> **REQUIRED ACTION**
Can you pull out each line of the data below that includes the word "capacity"?

(Stored data entries)
template <int R, int W, bool COUNT = false, int H = kSampleHead, bool LEGACY = false>
__global__ __launch_bounds__(256) void hamming_runs_sampled_kernel(const uint32_t *__restrict__ hashes,
                                                                   const SearchProblem *__restrict__ problems,
                                                                   int num_problems, uint32_t threshold,
                                                                   NeedleHipRun *__restrict__ runs,
                                                                   uint32_t capacity, uint32_t *__restrict__ count,
                                                                   int bands_per_wave, int sparse_max,
                                                                   unsigned long long *__restrict__ eval_groups) {
  constexpr int B = 64 * R;
  unsigned long long groups = 0, survived = 0;
  extern __shared__ uint32_t lds[];
  __builtin_amdgcn_s_setprio(3);
  int lo = 0, hi = num_problems - 1;
  while (lo < hi) {
    int mid = (lo + hi + 1) >> 1;
    if (problems[mid].block_base <= blockIdx.x) lo = mid; else hi = mid - 1;
  }
  const SearchProblem pr = problems[lo];
  const int n = (int)pr.n, m = (int)pr.m;
  const uint32_t *__restrict__ src = hashes + pr.src_off;
  const uint32_t *__restrict__ dst = hashes + pr.dst_off;
  uint32_t *ldst = lds;
  for (int k = threadIdx.x; k < B; k += blockDim.x) {
    ldst[k] = 0u;
    ldst[B + m + k] = 0u;
  }
  {
    constexpr int kU = 8;
    const int nt = (int)blockDim.x;
    int k = threadIdx.x;
    for (; k + (kU - 1) * nt < m; k += kU * nt) {
      uint32_t v[kU];
#pragma unroll
      for (int u = 0; u < kU; u++) v[u] = dst[k + u * nt];
#pragma unroll
      for (int u = 0; u < kU; u++) ldst[B + k + u * nt] = v[u];
    }
    for (; k < m; k += nt) ldst[B + k] = dst[k];
  }
  const uint32_t *__restrict__ lsrc = src;
  __syncthreads();

  const int wave = __builtin_amdgcn_readfirstlane((int)(threadIdx.x >> 6));
  const int lane = (int)(threadIdx.x & 63);
  const int min_len = (int)pr.min_len;
  const int P = min_len - W + 1;
  const uint32_t bias = 31u - min(threshold, 31u);
  uint32_t held_b = 0u, held_e = 0u, held_len = 0u;
  int held = 0;
  auto flush_runs = [&]() {
    if (held == 0) return;
    uint32_t base = 0u;
    if (lane == 0) base = atomicAdd(count, (uint32_t)held);
    base = (uint32_t)__builtin_amdgcn_readfirstlane((int)base);
    if (lane < held && base + (uint32_t)lane < capacity)
      runs[base + (uint32_t)lane] = NeedleHipRun{(uint32_t)lo, held_b, held_e, held_len, 0u, 0u};
    held = 0;
  };
  auto emit_run = [&](const uint32_t b, const uint32_t e, const uint32_t len) {
    const bool mine = lane == held;
    held_b = mine ? b : held_b;
    held_e = mine ? e : held_e;
    held_len = mine ? len : held_len;
    if (++held == 64) flush_runs();
  };
  const int slots = 4 * bands_per_wave;
  const int total_bands = (n + m - 3 + B - 1) / B;
  const int nb = (total_bands + slots - 1) / slots;
  const int b_in_pair = (int)(blockIdx.x - pr.block_base);
  for (int round = 0; round < bands_per_wave; round++) {
  const int q = (round * 4 + wave + lo) % slots;
  const int band = q * nb + b_in_pair;
  const int D0 = band * B - (n - 2);
  if (band >= total_bands || D0 > m - 2) continue;
  const int i_start = max(1, 2 - D0 - B);
  const int i_end = min(n - 1, m - 1 - D0);
  const int d_l = D0 + lane * R;

  int k0 = (i_start - 1 + P - 1) / P;
  for (int w0 = 1 + k0 * P; w0 + W - 1 <= i_end; w0 += P) {
    uint32_t E[W + R - 1];
#pragma unroll
    for (int q = 0; q < W + R - 1; q++) E[q] = ldst[B + w0 + d_l + q];
    uint32_t sv[W];
#pragma unroll
    for (int s = 0; s < W; s++) sv[s] = src[w0 + s];
    bool ok[R];
    uint32_t miss[R];
#pragma unroll
    for (int r = 0; r < R; r++) miss[r] = 0u;
#pragma unroll
    for (int k = 0; k < H; k++) {
      const int s = head_row(k, W, H);
#pragma unroll
      for (int r = 0; r < R; r++) miss[r] |= (uint32_t)__popc(sv[s] ^ E[s + r]) + bias;
    }
#pragma unroll
    for (int r = 0; r < R; r++) ok[r] = miss[r] < 32u;
    if (COUNT) groups += H * R;
    auto resolve = [&](const int d) {
      const int ilo = d < 0 ? 1 - d : 1;
      const int ihi = min(n - 1, m - 1 - d);
      if (w0 < ilo || w0 + W - 1 > ihi) return;
      int e = w0 + W;
      bool ended = false;
      const int fwd_limit = min(ihi, w0 + P + W - 1);
      while (e <= fwd_limit) {
        const int row = e + lane;
        const bool bad = row <= fwd_limit && (uint32_t)__popc(lsrc[row] ^ ldst[B + row + d]) > threshold;
        if (COUNT) groups += 1;
        const unsigned long long mm = __ballot(bad);
        if (mm) {
          e += __ffsll((long long)mm) - 1;
          ended = true;
          break;
        }
        e += 64;
      }
      if (!ended) {
        if (fwd_limit == w0 + P + W - 1) return;
        e = ihi + 1;
      }
      const int b = e - 1;
      int a = ilo;
      int q = w0 - 1;
      while (q >= ilo) {
        const int row = q - lane;
        const bool bad = row >= ilo && (uint32_t)__popc(lsrc[row] ^ ldst[B + row + d]) > threshold;
        if (COUNT) groups += 1;
        const unsigned long long mm = __ballot(bad);
        if (mm) {
          a = q - (__ffsll((long long)mm) - 1) + 1;
          break;
        }
        q -= 64;
      }
      const int len = b - a + 1;
      if (len >= min_len) emit_run((uint32_t)b, (uint32_t)(b + d), (uint32_t)len);
    };
// ... 57 lines not shown
      const int s = tail_row(k, W, H);
#pragma unroll
      for (int r = 0; r < R; r++) miss[r] |= (uint32_t)__popc(sv[s] ^ E[s + r]) + bias;
    }
#pragma unroll
    for (int r = 0; r < R; r++) ok[r] = miss[r] < 32u;
    if (COUNT) groups += (W - H) * R;
#pragma unroll
    for (int r = 0; r < R; r++) {
      unsigned long long cand = __ballot(ok[r]);
      while (cand) {
        const int src_lane = __ffsll((long long)cand) - 1;
        cand &= cand - 1;
        resolve(D0 + src_lane * R + r);
      }
    }
    }
  }
  }
  flush_runs();
  if (COUNT && lane == 0) {
    atomicAdd(eval_groups, groups);
    atomicAdd(eval_groups + 1, survived);
  }
}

> **TASK ANSWER**
                                                                   uint32_t capacity, uint32_t *__restrict__ count,
    if (lane < held && base + (uint32_t)lane < capacity)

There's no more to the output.